## Records for this exercise

int vda_depth_head(const void* x, const void* w1, const float* b1, const float* w2,
                   const float* b2, float* depth, void* ws, int32_t BT, int32_t Hin, int32_t Win,
                   int32_t C, int32_t Ho, int32_t Wo, void* stream);
int64_t vda_depth_head_workspace(int32_t BT, int32_t Hin, int32_t Win, int32_t C, int32_t Ho, int32_t Wo);

int vda_preprocess_frames(const void* frames, float* out, int32_t N, int32_t h, int32_t w, int32_t H,
                          int32_t W, const float* mean, const float* std, void* stream);

int vda_depth_resize(const float* depth, float* out, int32_t N, int32_t H, int32_t W, int32_t ho,
                     int32_t wo, void* stream);

int64_t vda_scale_shift_workspace(int64_t n);
int vda_scale_shift(const float* pred, const float* target, const uint8_t* mask, int64_t n, double* sums,
                    float* ss, void* ws, int64_t ws_bytes, void* stream);

int vda_depth_align(const float* src, int32_t F, int32_t H, int32_t W, int32_t ho, int32_t wo, const float* ss,
                    int32_t clip, const float* pre, const float* w_pre, const float* w_post, float* out,
                    void* stream);

int64_t vda_depth_eval_workspace(int32_t F, int64_t S);
int vda_depth_eval_fit(const float* pred, const float* gt, const uint8_t* valid, int32_t F, int64_t S,
                       int32_t per_frame, double* sums, float* ss, void* ws, int64_t ws_bytes, void* stream);
int vda_depth_eval_metrics(const float* pred, const float* gt, const uint8_t* valid, int32_t F, int64_t S,
                           const float* ss, int32_t ss_per_frame, float max_depth, float* aligned,
                           double* frame_sums, double* total, void* ws, int64_t ws_bytes, void* stream);

enum {
  VDA_VIS_INDEX = 0,
  VDA_VIS_HWC = 1,
  VDA_VIS_PLANAR444 = 2,
  VDA_VIS_PLANAR420 = 3
};
int64_t vda_depth_range_workspace(int64_t n);
int vda_depth_range(const float* depth, int64_t n, float* range, void* ws, int64_t ws_bytes, void* stream);
int64_t vda_depth_colorize_bytes(int32_t F, int32_t H, int32_t W, int32_t layout);
int vda_depth_colorize(const float* depth, int32_t F, int32_t H, int32_t W, const float* range,
                       const uint8_t* lut, int32_t layout, uint8_t* out, void* stream);

enum {
  VDA_TILE_RGB = 0,
  VDA_TILE_DEPTH = 1,
  VDA_TILE_ERROR = 2,
  VDA_TILE_XT = 3
};
typedef struct vda_tile {
  int32_t kind;
  int32_t row, col;
  int32_t offset;
  int32_t frames;
  int32_t lut;
  const void* a;
  const float* b;
  const uint8_t* valid;
  const float* range;
} vda_tile;
int64_t vda_tile_size(void);
int64_t vda_depth_absdiff_range_workspace(int64_t n);
int vda_depth_absdiff_range(const float* a, const float* b, const uint8_t* valid, int64_t n, float* range, void* ws,
                            int64_t ws_bytes, void* stream);
int64_t vda_panel_compose_bytes(int32_t F, int32_t rows, int32_t cols, int32_t H, int32_t W, int32_t layout);
int vda_panel_compose(const vda_tile* tiles, int32_t ntiles, int32_t rows, int32_t cols, int32_t F, int32_t t0,
                      int32_t N, int32_t H, int32_t W, int32_t xstar, const uint8_t* lut0, const uint8_t* lut1,
                      int32_t layout, uint8_t* out, void* stream);
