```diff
@@ -2681,11 +2687,13 @@
     const int l_end = ml ? int(ceilf(sx0)) : int(floorf(sx0 + 0.5f));
     const int r_end = mr ? int(ceilf(sx1)) : int(floorf(sx1 + 0.5f));
     ix0 = l_start; ix1 = r_end;
+    if constexpr (!SIMPLE) {
     WrAARec& A = auxp->aa;
     const float dxl = (-1.0f * 256.0f) * (1.0f / sqrtf(1.0f + 0.0f * 0.0f)), dxr = (1.0f * 256.0f) * (1.0f / sqrtf(1.0f + 0.0f * 0.0f));
     A.lstart = ml ? 128.0f + dxl * (xmin - 0.5f) : 256.0f; A.lend = ml ? -dxl : 0.0f;
     A.rstart = mr ? 128.0f + dxr * (xmax - 0.5f) : 256.0f; A.rend = mr ? -dxr : 0.0f;
     A.laa_end = l_end;
+    }
     aaRound = 0.0f;
   }
   float ystart = floorf(wr_max(wr_min(ymin, cy1), cy0) + aaRound) + 0.5f;
@@ -2700,12 +2708,12 @@
   P.kind = (masked && o.kind == WR_PK_SOLID) ? (int16_t)WR_PK_SOLID_MASKED : (aa ? (int16_t)WR_PK_SOLID_AA : (int16_t)o.kind);
   if (masked && o.kind != WR_PK_SOLID) P.flags |= WR_PF_MASKED;
   P.rows_linear = 0;
-  if ((d.flags & WR_DF_SIMPLE) && P.kind != WR_PK_SOLID) {
+  if ((SIMPLE || (d.flags & WR_DF_SIMPLE)) && P.kind != WR_PK_SOLID) {
     P.kind = WR_PK_UNSUPPORTED; atomicAdd(&cnt->unsupported_prims, 1u); return;
   }
   if (o.kind == WR_PK_UNSUPPORTED) { atomicAdd(&cnt->unsupported_prims, 1u); return; }
   const bool blend_override = o.blend_override != 0 && d.blend != WR_BLEND_NONE;
-  if (o.kind == WR_PK_SOLID) {
+  if (SIMPLE || o.kind == WR_PK_SOLID) {
     wr_pack_color(o.color, P.color);
     if (masked) P.tex_slot = WR_S_CLIP_MASK;
   } else if (o.kind == WR_PK_TEX_RGBA8 || o.kind == WR_PK_TEX_R8 || o.kind == WR_PK_BLUR || o.kind == WR_PK_TEX_FS || o.kind == WR_PK_CLIP_RECT || o.kind == WR_PK_BOX_SHADOW || o.kind == WR_PK_GRADIENT || o.kind == WR_PK_FILTER || o.kind == WR_PK_MIX_BLEND || o.kind == WR_PK_SVG_FILTER || o.kind == WR_PK_YUV || o.kind == WR_PK_QUAD_MASK || o.kind == WR_PK_TEX_REPEAT || o.kind == WR_PK_BORDER_SOLID || o.kind == WR_PK_BORDER_SEGMENT || o.kind == WR_PK_FAST_GRADIENT || o.kind == WR_PK_LINE_DECORATION) {
@@ -3848,6 +3856,7 @@
 __device__ unsigned long long wr_dbg_mid[16384];
 __device__ unsigned wr_dbg_prim[16384 * 4];
 #endif
+template <bool SIMPLE = false>
 WR_DEVICE void wr_vertex_prim(const WrDescView& V, int n_draws, const uint8_t* __restrict__ arena,
                               int gid, WrPrim& P, WrAux* aux, WrUnsupportedCounters* cnt) {
   P.blend = 0; P.flags = 0; P.z = 0; P.color[0] = P.color[1] = 0; P.tex_slot = 0;
@@ -3875,6 +3884,17 @@
   o.uv_add[0] = o.uv_add[1] = 0.0f;
   o.blend_override = 0; o.blend_color = wf4{0, 0, 0, 0}; o.persp_div = -1.0f; o.dual = 0; o.dual_swz = 0.0f;
   o.cd[0] = o.cd[1] = 0; o.cd[2] = o.cd[3] = -1;
+  if constexpr (SIMPLE) {
+    switch (d.shader) {
+      case WR_SH_PS_QUAD_TEXTURED: wr_vs_ps_quad_textured(d, arena, inst, o); break;
+      case WR_SH_BRUSH_SOLID:
+      case WR_SH_BRUSH_SOLID_ALPHA: wr_vs_brush(d, arena, inst, 0, o); break;
+      default:
+        P.kind = WR_PK_UNSUPPORTED; P.x0 = P.x1 = P.y0 = P.y1 = 0; P.draw = lo; atomicAdd(&cnt->unsupported_prims, 1u);
+        return;
+    }
+    wr_finish_prim<true>(d, lo, o, P, nullptr, cnt);
+  } else {
   switch (d.shader) {
     case WR_SH_PS_QUAD_TEXTURED: wr_vs_ps_quad_textured(d, arena, inst, o); break;
     case WR_SH_PS_QUAD_MASK: wr_vs_ps_quad_textured(d, arena, inst, o, 1, &aux[gid].clip); break;
@@ -3956,9 +3976,10 @@
       if (any) atomicMin(&fr[V.target(d.target).height], (uint32_t)gid);
     }
   }
+  }
   if (d.query_slot >= 0 && P.kind != WR_PK_NONE && P.kind != WR_PK_UNSUPPORTED) {
     unsigned long long n = 0;
-    if (P.kind == WR_PK_SOLID_QUAD || P.kind == WR_PK_TEX_QUAD) {
+    if (!SIMPLE && (P.kind == WR_PK_SOLID_QUAD || P.kind == WR_PK_TEX_QUAD)) {
       for (int y = P.y0; y < P.y1; y++) { int s0, s1; if (wr_quad_row_span(aux[gid].quad, y, s0, s1)) { s0 = wr_imax(s0, P.x0); s1 = wr_imin(s1, P.x1); if (s1 > s0) n += (unsigned long long)(s1 - s0); } }
     } else {
       n = (unsigned long long)(P.x1 - P.x0) * (unsigned long long)(P.y1 - P.y0);
@@ -4304,6 +4325,7 @@
   }
 }
 
+template <bool SIMPLE = false>
 WR_DEVICE void wr_setup_body(const WrDrawDesc* __restrict__ draws, int n_draws,
                                 const uint8_t* __restrict__ arena, WrPrim* __restrict__ prims,
                                 WrRec* __restrict__ recs, WrAux* __restrict__ aux, int n_prims,
@@ -4347,7 +4369,7 @@
 #endif
   }
   WR_TP(1);
-  if (valid) wr_vertex_prim(V, n_draws, arena, gid, P, aux, cnt);
+  if (valid) wr_vertex_prim<SIMPLE>(V, n_draws, arena, gid, P, aux, cnt);
   WR_TP(7);
 #ifdef WRHIP_TIMING
   const unsigned long long tm1 = wall_clock64();
@@ -4363,6 +4385,7 @@
     const WrRec rec_ = wr_make_rec(P, T_.format);
     recs[gid] = rec_;
     if (T_.rows_mode || ((rec_.kbf & 0xFF) != WR_PK_SOLID_FOLDED && (rec_.kbf & 0xFF) != WR_PK_NONE)) prims[gid] = P;
+    if constexpr (!SIMPLE) {
     if ((P.kind == WR_PK_BOX_SHADOW || P.kind == WR_PK_CLIP_RECT) && (D_.flags & WR_DF_MASK_ROWS) && P.x1 > P.x0 && P.y1 > P.y0) {
       const WrTargetDesc& T = T_;
       if (T.mr_ctl) {
@@ -4412,7 +4435,9 @@
         aux[gid].tex.simple = 0;
       }
     }
-  }
+    }
+  }
+  if constexpr (!SIMPLE) {
   int mr_slot = -1;
   wr_mask_rows_reserve(mr_T, mr_rows, mr_pitch, mr_n16, mr_tabs16, gid, V.draw(P.draw).target, recs, mr_slot);
   if (mr_slot >= 0) {
@@ -4435,6 +4460,7 @@
     else if (valid && P.kind == WR_PK_TEX_QUAD && aux[gid].quad.base_kind == WR_PK_GRADIENT) Gq = &aux[gid].quad.grad;
     wr_grad_tables_wave(V, P.draw, gid, Gq);
     if (Gq) wr_grad_merge_bits(Gq);
+  }
   }
 #ifdef WRHIP_TIMING
   const unsigned long long tm2 = wall_clock64();
@@ -4455,6 +4481,13 @@
 #endif
 }
 
+WR_DEVICE void wr_setup_simple_body(const WrDrawDesc* __restrict__ draws, int n_draws, const uint8_t* __restrict__ arena,
+                                    WrPrim* __restrict__ prims, WrRec* __restrict__ recs, int n_prims,
+                                    const WrTargetDesc* __restrict__ targets, unsigned long long* __restrict__ masks,
+                                    WrUnsupportedCounters* cnt, const int* __restrict__ blk, const int bid) {
+  wr_setup_body<true>(draws, n_draws, arena, prims, recs, nullptr, n_prims, targets, masks, nullptr, cnt, blk, bid);
+}
+
 #ifndef WR_INST_ONLY
 __global__ void __launch_bounds__(256, 3) wr_setup_kernel(const WrDrawDesc* __restrict__ draws, int n_draws,
                                 const uint8_t* __restrict__ arena, WrPrim* __restrict__ prims,
diff --git a/webrender_amd/glapi.py b/webrender_amd/glapi.py
--- a/webrender_amd/glapi.py
+++ b/webrender_amd/glapi.py
@@ -130,7 +130,7 @@
         "flushes", "kernel_launches", "raster_launches", "raster_ns",
         "raster_algo_bytes", "raster_pixels", "prims", "h2d_bytes", "d2h_bytes",
         "host_record_ns", "host_upload_ns", "host_flush_ns", "host_wait_ns", "row_launches",
-        "setup_carried", "carrier_lost", "scratch_grown_held")]
+        "setup_carried", "carrier_lost", "scratch_grown_held", "setup_simple")]
 
 
 class WrhipKernelStat(C.Structure):
```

## Task requirements
If a line in the material above contains the word "constexpr", copy it.

## Task result
+    if constexpr (!SIMPLE) {
+  if constexpr (SIMPLE) {
+    if constexpr (!SIMPLE) {
+  if constexpr (!SIMPLE) {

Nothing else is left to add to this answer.